Ela. With reading foolish Books, Lucian’s Dialogue of the Lofty Traveller, who flew up to the Moon, and thence to Heaven; an heroick Business, call’d The Man in the Moon, if you’ll believe a Spaniard, who was carried thither, upon an Engine drawn by wild Geese; with another Philosophical Piece, A Discourse of the World in the Moon; with a thousand other ridiculous Volumes, too hard to name.

Scar. Ay, this reading of Books is a pernicious thing. I was like to have run mad once, reading Sir John Mandevil;—but to the business,—I went, as you know, to Don Cinthio’s Lodgings, where I found him with his dear Friend Charmante, laying their Heads together for a Farce.

Ela.

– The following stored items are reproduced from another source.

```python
_P, _I, _LL, _F, _D = C.c_void_p, C.c_int, C.c_longlong, C.c_float, C.c_double
_GP, _BP = C.POINTER(KanGeom), C.POINTER(KanBasis)
SIGNATURES = {
    "kan_version": (C.c_char_p, []),
    "kan_last_error": (C.c_char_p, []),
    "kan_plan": (_I, [_GP, _BP, C.POINTER(KanPlan)]),
    "kan_tile_orders": (_I, [_GP, _BP]),
    "kan_pack_weights": (_I, [_P, _P, _P, _P, _GP, _BP, _P]),
    "kan_pack_weights_iod": (_I, [_P, _P, _P, _GP, _BP, _P]),
    "kan_pack_cacheable": (_I, [_GP, _BP]),
    "kan_pack_weights_cached": (_I, [_P, _P, _P, _P, _GP, _BP, _P, _I, _I, _I, _P]),
    "kan_conv_fwd": (_I, [_P, _P, _P, _P, _GP, _BP, _P, _P]),
    "kan_position_major": (_I, [_P, _P, _I, _I, _I, _LL, _P]),
    "kan_conv_bwd_data": (_I, [_P, _P, _P, _P, _P, _P, _GP, _BP, _P, _P]),
    "kan_conv_bwd_data_params": (_I, [_P, _P, _P, _P, _P, _P, _P, _GP, _BP, _P, _P]),
    "kan_conv_bwd_weight": (_I, [_P, _P, _P, _P, _GP, _BP, _P, _P, _P]),
    "kan_position_major_expanded": (_I, [_P, _P, _GP, _BP, _P]),
    "kan_conv_fwd_expanded": (_I, [_P, _P, _P, _GP, _BP, _P]),
    "kan_conv_fwd_expanded_order": (_I, [_P, _P, _P, _GP, _BP, _P, _I]),
    "kan_conv_bwd_weight_expanded": (_I, [_P, _P, _P, _GP, _BP, _P]),
    "kan_unpack_wgrad": (_I, [_P, _P, _P, _GP, _BP, _P]),
    "kan_unpack_wgrad_iod": (_I, [_P, _P, _GP, _BP, _P]),
    "kan_slab_reduce": (_I, [_P, _I, _LL, _P, _I, _I, _I, _LL, _P]),
    "kan_instnorm_prelu_fwd": (_I, [_P, _I, _LL, _P, _P, _P, _P, _P, _P, _P, _I, _I, _I, _LL, _F, _I, _P]),
    "kan_instnorm_prelu_bwd": (_I, [_P, _P, _P, _P, _P, _P, _P, _P, _P, _P, _P, _I, _I, _I, _LL, _I, _P]),
    "kan_instnorm_prelu_pool_fwd": (_I, [_P, _I, _LL, _P, _P, _P, _P, _P, _P, _P, _P, _I, _I, _I, _I, _LL, _F, _I, _P]),
    "kan_instnorm_prelu_pool_bwd": (_I, [_P, _P, _P, _P, _P, _P, _P, _P, _P, _P, _P, _P, _I, _I, _I, _I, _LL, _I, _P]),
    "kan_instnorm_prelu_poolk_fwd": (_I, [_P, _I, _LL, _P, _P, _P, _P, _P, _P, _P, _P, _I, _I, _I, _I, _LL, _F, _I, _I, _I, _P]),
    "kan_instnorm_prelu_poolk_bwd": (_I, [_P, _P, _P, _P, _P, _P, _P, _P, _P, _P, _P, _P, _I, _I, _I, _I, _LL, _I, _I, _I, _P]),
    "kan_norm_route": (_I, [_I, _I, _I, _I, _I, _LL, _I, _LL, _I, _I, _I, _I, C.POINTER(KanNormRoute)]),
    "kan_batchnorm_workspace_bytes": (_LL, [_I, _I]),
    "kan_batchnorm_prelu_fwd": (_I, [_P, _I, _LL, _P, _P, _P, _P, _P, _P, _P, _P, _P, _P, _P, _I, _I, _I, _I, _LL, _F, _D, _I, _I, _P]),
    "kan_batchnorm_prelu_bwd": (_I, [_P, _P, _P, _P, _P, _P, _P, _P, _P, _P, _P, _P, _P, _I, _I, _I, _I, _LL, _I, _I, _P]),
    "kan_split_supported": (_I, [C.POINTER(KanGeom), C.POINTER(KanBasis)]),
    "kan_split_weight_bytes": (_LL, [C.POINTER(KanGeom), C.POINTER(KanBasis)]),
    "kan_split_pack_weights": (_I, [_P, _P, _P, C.POINTER(KanGeom), C.POINTER(KanBasis), _P]),
    "kan_conv_fwd_split": (_I, [_P, _P, _P, C.POINTER(KanGeom), C.POINTER(KanBasis), _P]),
    "kan_split_bwd_data_weight_bytes": (_LL, [C.POINTER(KanGeom), C.POINTER(KanBasis)]),
    "kan_split_pack_weights_bwd_data": (_I, [_P, _P, _P, C.POINTER(KanGeom), C.POINTER(KanBasis), _P]),
    "kan_conv_bwd_data_split": (_I, [_P, _P, _P, _P, C.POINTER(KanGeom), C.POINTER(KanBasis), _P]),
    "kan_split_bwd_weight_workspace_bytes": (_LL, [C.POINTER(KanGeom), C.POINTER(KanBasis)]),
    "kan_conv_bwd_weight_split": (_I, [_P, _P, _P, _P, _P, C.POINTER(KanGeom), C.POINTER(KanBasis), _P]),
    "kan_wav_fwd": (_I, [_P, _P, _P, _P, _P, C.POINTER(KanWavGeom), _P]),
    "kan_wav_bwd_input": (_I, [_P, _P, _P, _P, _P, _P, C.POINTER(KanWavGeom), _P]),
    "kan_wav_param_workspace": (_LL, [C.POINTER(KanWavGeom)]),
    "kan_wav_bwd_params": (_I, [_P, _P, _P, _P, _P, _P, _P, _P, _P, C.POINTER(KanWavGeom), _P]),
    "kan_wav_route": (_I, [C.POINTER(KanWavGeom), C.POINTER(KanWavRoute)]),
    "kan_adamw_step": (_I, [_P, _P, _P, _P, _LL, _D, _D, _D, _D, _D, _I, _F, _P]),
    "kan_adamw_step_segments": (_I, [_P, _P, _P, _P, _P, _P, _P, _P, _P, _I, _I, _D, _D, _D, _D, _D, _I, _F, _P]),
    "kan_adamw_advance": (_I, [_P, _P, _I, _P]),
    "kan_adamw_step_segments_dev": (_I, [_P, _P, _P, _P, _P, _P, _P, _P, _P, _P, _I, _I, _D, _D, _D, _D, _F, _P]),
    "kan_adamw_dev_args": (_I, [_P, _P, _D, _D, _D, _D, _F, _P, _P]),
    "kan_grad_sqnorm_chunks": (_I, [_P, _P, _P, _P, _I, _I, _P, _P]),
# ... 48 lines not shown
```

convolutional-kan-for-image-classification_amd/csrc/kan_internal.h:

```cpp
#pragma once
#include <type_traits>
#include "kanconv.h"

int kan_fail_msg(const char* fmt, const char* a);
int kan_raise_lds_limit(const void* kernel, int bytes);

enum : int {
    FAST_GENERIC = 0,
    FAST_BSPLINE_SILU = 1,
    FAST_BSPLINE_GELU = 2,
    FAST_RBF8 = 3,
    FAST_CHEBY5 = 4,
    FAST_CHEBY4 = 5,
    FAST_POLY4 = 6,
    FAST_POLY3 = 7,
    FAST_RBF5 = 8,
    FAST_RELU8 = 9,
    FAST_GRAM4 = 10,
    FAST_POLY1 = 11,
    FAST_LAST = 11
};
enum : unsigned {
    ON_TAP_MAJOR = 1u << 0,
    ON_BIG_TILES = 1u << 1,
// ... 76 lines not shown
    unsigned char ph_a[KAN_BAND_MAX_PHASES], ph_b[KAN_BAND_MAX_PHASES];
    short ph_tap0[KAN_BAND_MAX_PHASES + 1];
    unsigned short tap_shift[KAN_BAND_MAX_TAPS];
    unsigned short tap_rt[KAN_BAND_MAX_TAPS];
    short tap_step[KAN_BAND_MAX_TAPS], tap_nt[KAN_BAND_MAX_TAPS];
} KanBandCfg;

void kan_band_cfg(const KanGeom* g, const KanBasis* b, int fast, KanBandCfg* cfg);
int kan_band_bwd_weight_launch(const float* dz, const float* x, const float* xn, float* dwp, const KanGeom* g, const KanBasis* b,
                               const KanBandCfg* cfg, int splits, long long slab_elems, void* stream);
int kan_band_fwd_launch(const float* x, const float* xn, const float* wp, float* z, const KanGeom* g, const KanBasis* b,
                        const KanBandCfg* cfg, int splits, long long slab_elems, void* stream);

constexpr int DW_T = 9;
constexpr int DW_MAX_TP = 96;

enum class Route { TAP_MAJOR, DW, BAND, HALO, EXPANDED };

struct FwdCfg { int TO, TP, tiles_o, tiles_p, chunks, splits, slots; };
struct BdCfg { int CH, tiles_c, tiles_p, n_ob, Opad32, chunks, splits; };
struct BwCfg { int TR, TO, tiles_r, tiles_o, chunks, splits, slots; };
struct BwHaloCfg { int R, nimg, spb, n_bands, tiles_r, tiles_o, splits, bands_per_split; };

struct ConvPlan {
    KanPlan pub;
    int fast;
    Route fwd, bwd_data, bwd_weight;
    bool pm_fwd, pm_bwd_data, pm_bwd_weight;
    bool rowblk_bwd_data;
    bool quad_fwd;
    bool quad_bd;
    bool rowblk8_fwd;
    bool fwd_wq;
    bool pmdma_xcd, pm_lpt, pm_xcd;
    FwdCfg fc;
    BdCfg bd;
    BwCfg bw;
    BwHaloCfg bwh;
    KanBandCfg band;
};
int plan_conv(const KanGeom* g, const KanBasis* b, ConvPlan* cp);

int live_taps_out(const KanGeom* g, int hw);
int live_taps_in(const KanGeom* g, int hw);
int live_positions_for_tap(const KanGeom* g, int tap);
int balance_tiles(const int* weight, int n, unsigned short* idx);
```

convolutional-kan-for-image-classification_amd/csrc/kan_plan.hip:

```cpp
#include <hip/hip_runtime.h>
#include <cstdio>
#include <cstdlib>
#include <cstring>
#include "kanconv.h"
#include "kan_device.h"
#include "kan_common.h"
#include "kan_internal.h"

namespace {

int fail(const char* msg) { return kan_fail_msg("%s", msg); }

int check(const KanGeom* g, const KanBasis* b) {
    if (!g || !b) return fail("null geometry/basis");
    if (g->groups < 0 || g->groups > 65535) return fail("groups out of range");
    if (g->B <= 0 || g->C <= 0 || g->O <= 0 || g->H <= 0 || g->W <= 0 || g->Ho <= 0 || g->Wo <= 0) return fail("non-positive dimension");
    if (g->kh <= 0 || g->kw <= 0 || g->sh <= 0 || g->sw <= 0 || g->dh <= 0 || g->dw <= 0 || g->ph < 0 || g->pw < 0) return fail("bad conv parameters");
    if (g->kh > 255 || g->kw > 255 || g->C > 65535) return fail("kernel size / channel count out of supported range");
    if ((g->H + 2 * g->ph - g->dh * (g->kh - 1) - 1) / g->sh + 1 != g->Ho || (g->W + 2 * g->pw - g->dw * (g->kw - 1) - 1) / g->sw + 1 != g->Wo)
        return fail("Ho/Wo inconsistent with H/W, kernel, stride, padding, dilation");
    if ((long long)g->B * g->Ho * g->Wo >= (1ll << 31) || (long long)g->B * g->H * g->W >= (1ll << 31)) return fail("pixel count exceeds int32");
    if ((long long)g->B * g->x_bstride * 4 >= (1ll << 31) || (long long)g->B * g->y_bstride * 4 >= (1ll << 31))
        return fail("activation tensors must be smaller than 2 GiB (32-bit buffer offsets)");
    if (g->x_bstride < (long long)ngroups(g) * g->C * g->H * g->W || g->y_bstride < (long long)ngroups(g) * g->O * g->Ho * g->Wo)
// ... 310 lines not shown
        const bool use18 = (long long)i18 * pl->P * 16 > (long long)i16 * pl->P * 18;
        pl->KC = use18 ? 18 : 16;
        pl->IPC = use18 ? i18 : i16;
        if (pl->P >= 10 && pl->P <= 12) { pl->KC = 12; pl->IPC = 1; }
        if (halo) { pl->KC = 2 * pl->P; pl->IPC = 2; }
    }
    pl->Kpad = ceil_div(g->C * T, pl->IPC) * pl->KC;
    if (band) { pl->KC = c.band.NPLE; pl->IPC = c.band.NG; pl->Kpad = c.band.n_steps * c.band.NPLE; }
    pl->Opad = round_up(g->O, 64);
    pl->packed_weight_bytes = (long long)G * pl->Kpad * pl->Opad * 4;
    c.bd = bd_cfg(g, *pl);
    pl->bwd_data_weight_bytes = (long long)G * T * c.bd.Opad32 * c.bd.tiles_c * 128 * 4;
    pl->fwd_slab_elems = (long long)g->B * g->y_bstride;
    pl->bwd_data_slab_elems = (long long)g->B * g->x_bstride;
    pl->bwd_weight_slab_elems = (long long)G * pl->K * pl->Opad;
    const bool big = big_tiles(f, *pl);
    c.fc = fwd_cfg(g, *pl, big, c.pm_fwd, halo);
    c.bw = bw_cfg(g, *pl, big, c.pm_bwd_weight);
    if (halo_bw) c.bwh = bw_halo_cfg(g, *pl);
    pl->fwd_splits = band ? c.band.fwd_splits : c.fc.splits;
    pl->bwd_data_splits = c.bd.splits;
    pl->bwd_weight_splits = halo_bw ? c.bwh.splits : c.bw.splits;
    if (band_bw) {
        pl->bwd_weight_splits = c.band.bw_splits;
        pl->bwd_weight_slab_elems = (long long)G * pl->Kpad * pl->Opad;
    }
    pl->fwd_target = pl->bwd_data_target = pl->bwd_weight_target = 0;
    const bool rowblk_fwd = halo && g->H == 4 && g->W == 4 && c.fc.TO == 256;
    c.quad_fwd = rowblk_fwd && g->B % 32 == 0 && !tuning_off("KAN_QUAD_FWD");
    c.quad_bd = c.rowblk_bwd_data && g->B % 32 == 0 && !tuning_off("KAN_QUAD_BD");
    c.rowblk8_fwd = halo && g->H == 8 && g->W == 8 && c.fc.TO == 256 && g->B % 4 == 0 && !tuning_off("KAN_ROWBLK8_FWD");
    c.fwd_wq = c.fwd == Route::EXPANDED && g->H == 2 && g->W == 2 && g->Ho == 2 && g->Wo == 2 && g->kh == 3 && g->kw == 3 && g->sh == 1 && g->sw == 1 &&
               g->ph == 1 && g->pw == 1 && g->dh == 1 && g->dw == 1 && pl->P == 9 && pl->KC == 18 && g->y_bstride % 4 == 0 && !tuning_off("KAN_PMDMA_FWD_WQ");
    if (dw) {
        pl->fwd_splits = pl->bwd_data_splits = 1;
        pl->bwd_weight_splits = dw_weight_chunks(g);
        pl->bwd_data_weight_bytes = pl->packed_weight_bytes;
        c.pm_fwd = c.pm_bwd_data = c.pm_bwd_weight = false;
    }
    if (c.pm_fwd) {
        LiveClass cls[16]; const int plane = g->Ho * g->Wo;
        const long long tiles_per_pos = (long long)ceil_div(g->B, c.fc.TP) * c.fc.tiles_o * G;
        for (int hw = 0; hw < plane; ++hw) cls[hw] = LiveClass{tiles_per_pos, live_taps_out(g, hw) * ceil_div(g->C, pl->IPC)};
        pl->fwd_target = pick_target_steps(cls, plane, 8, 4.0 * g->B * g->O * g->Ho * g->Wo * G, &pl->fwd_splits, c.fc.slots);
    }
    if (c.pm_bwd_weight) {
        LiveClass cw[32];
        const long long tiles_per_tap = (long long)ceil_div((long long)g->C * pl->P, c.bw.TR) * c.bw.tiles_o * G;
        for (int tap = 0; tap < T; ++tap) cw[tap] = LiveClass{tiles_per_tap, live_positions_for_tap(g, tap) * ceil_div(g->B, 16)};
        pl->bwd_weight_target = pick_target_steps(cw, T, 16, 4.0 * pl->K * pl->Opad * G, &pl->bwd_weight_splits, c.bw.slots);
    }
    if (c.pm_bwd_data) {
        LiveClass cls[16]; const int plane = g->H * g->W;
        const long long tiles_per_pos = (long long)ceil_div(g->B, 128) * c.bd.tiles_c * G;
        for (int hw = 0; hw < plane; ++hw) cls[hw] = LiveClass{tiles_per_pos, live_taps_in(g, hw) * c.bd.n_ob};
        pl->bwd_data_target = pick_target_steps(cls, plane, 8, 4.0 * g->B * g->C * g->H * g->W * G, &pl->bwd_data_splits);
    }
    pl->fwd_halo = c.fwd == Route::HALO;
    pl->fwd_band = c.fwd == Route::BAND;
    pl->fwd_expanded = c.fwd == Route::EXPANDED;
    pl->bwd_weight_halo = c.bwd_weight == Route::HALO;
    pl->bwd_weight_band = c.bwd_weight == Route::BAND;
    pl->bwd_weight_expanded = c.bwd_weight == Route::EXPANDED;
    pl->x_pm_wanted = (c.pm_fwd && c.fwd != Route::EXPANDED) || (c.pm_bwd_weight && c.bwd_weight != Route::EXPANDED);
    pl->dz_pm_wanted = c.pm_bwd_data || c.pm_bwd_weight;
    pl->e_pm_wanted = pl->fwd_expanded || pl->bwd_weight_expanded;
// ... 5 lines not shown
```

convolutional-kan-for-image-classification_amd/csrc/kanconv.hip:

```cpp
#include <hip/hip_runtime.h>
#include <cstdio>
#include <cstdlib>
#include <cstring>
#include <cmath>
#include <cstdint>
#include <mutex>
#include <type_traits>
#include <vector>
#include "kanconv.h"
#include "kan_device.h"

#include "kan_common.h"
#include "kan_internal.h"

namespace {


thread_local char g_err[512] = "";
int fail(const char* fmt, const char* a = "") {
    snprintf(g_err, sizeof(g_err), fmt, a);
    return -1;
}
}
int kan_fail_msg(const char* fmt, const char* a) { return fail(fmt, a); }
// ... 1281 lines not shown
    for (int cur = 0; ch < ch1; cur ^= 1) {
        stage(cur);
        __syncthreads();
        ch = next_live(ch + 1);
        if (ch < ch1) issue(ch);
        const float* cE = sE + cur * (KPX * LDE) + MRG;
        const float* cZ = sZ + cur * (KPX * LDZ);
        const unsigned ae = lds_addr(cE + kh2 * LDE + ar), az = lds_addr(cZ + kh2 * LDZ + bo);
        KAN_MFMA_STEP(KPX / 2, ae, LDE, az, LDZ);
    }

    float* out = dwp + (size_t)blk.z * slab_elems;
#pragma unroll
    for (int mi = 0; mi < 2; ++mi)
#pragma unroll
        for (int r = 0; r < 16; ++r) {
            const int row = k0 + w_r * 64 + mi * 32 + mfma_row(r, lane);
            if (row >= Krows) continue;
#pragma unroll
            for (int ni = 0; ni < 2; ++ni) {
                const int o = o_tile0 + w_c * 64 + ni * 32 + (lane & 31);
                out[(size_t)row * Opad + o] = acc[mi][ni][r];
            }
        }
}

#define LDS_READ4W(r0, r1, r2, r3, a0, a1, b, oA, oB0, oB1)                                                              \
    asm volatile("ds_read_b32 %0, %4 offset:%7\n\tds_read_b32 %1, %5 offset:%7\n\tds_read_b32 %2, %6 offset:%8\n\tds_read_b32 %3, %6 offset:%9" \
                 : "=&v"(r0), "=&v"(r1), "=&v"(r2), "=&v"(r3) : "v"(a0), "v"(a1), "v"(b), "n"(oA), "n"(oB0), "n"(oB1) : "memory")
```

Farce!

Scar. Ay, a Farce, which shall be call’d,—The World in the Moon: Wherein your Father shall be so impos’d on, as shall bring matters most magnificently about.

Ela. I cannot conceive thee, but the Design must be good, since Cinthio and Charmante own it.

Scar. In order to this, Charmante is dressing himself like one of the Caballists of the Rosycrusian Order, and is coming to prepare my credulous Master for the greater Imposition. I have his Trinkets here to play upon him, which shall be ready.

Ela. But the Farce, where is it to be acted?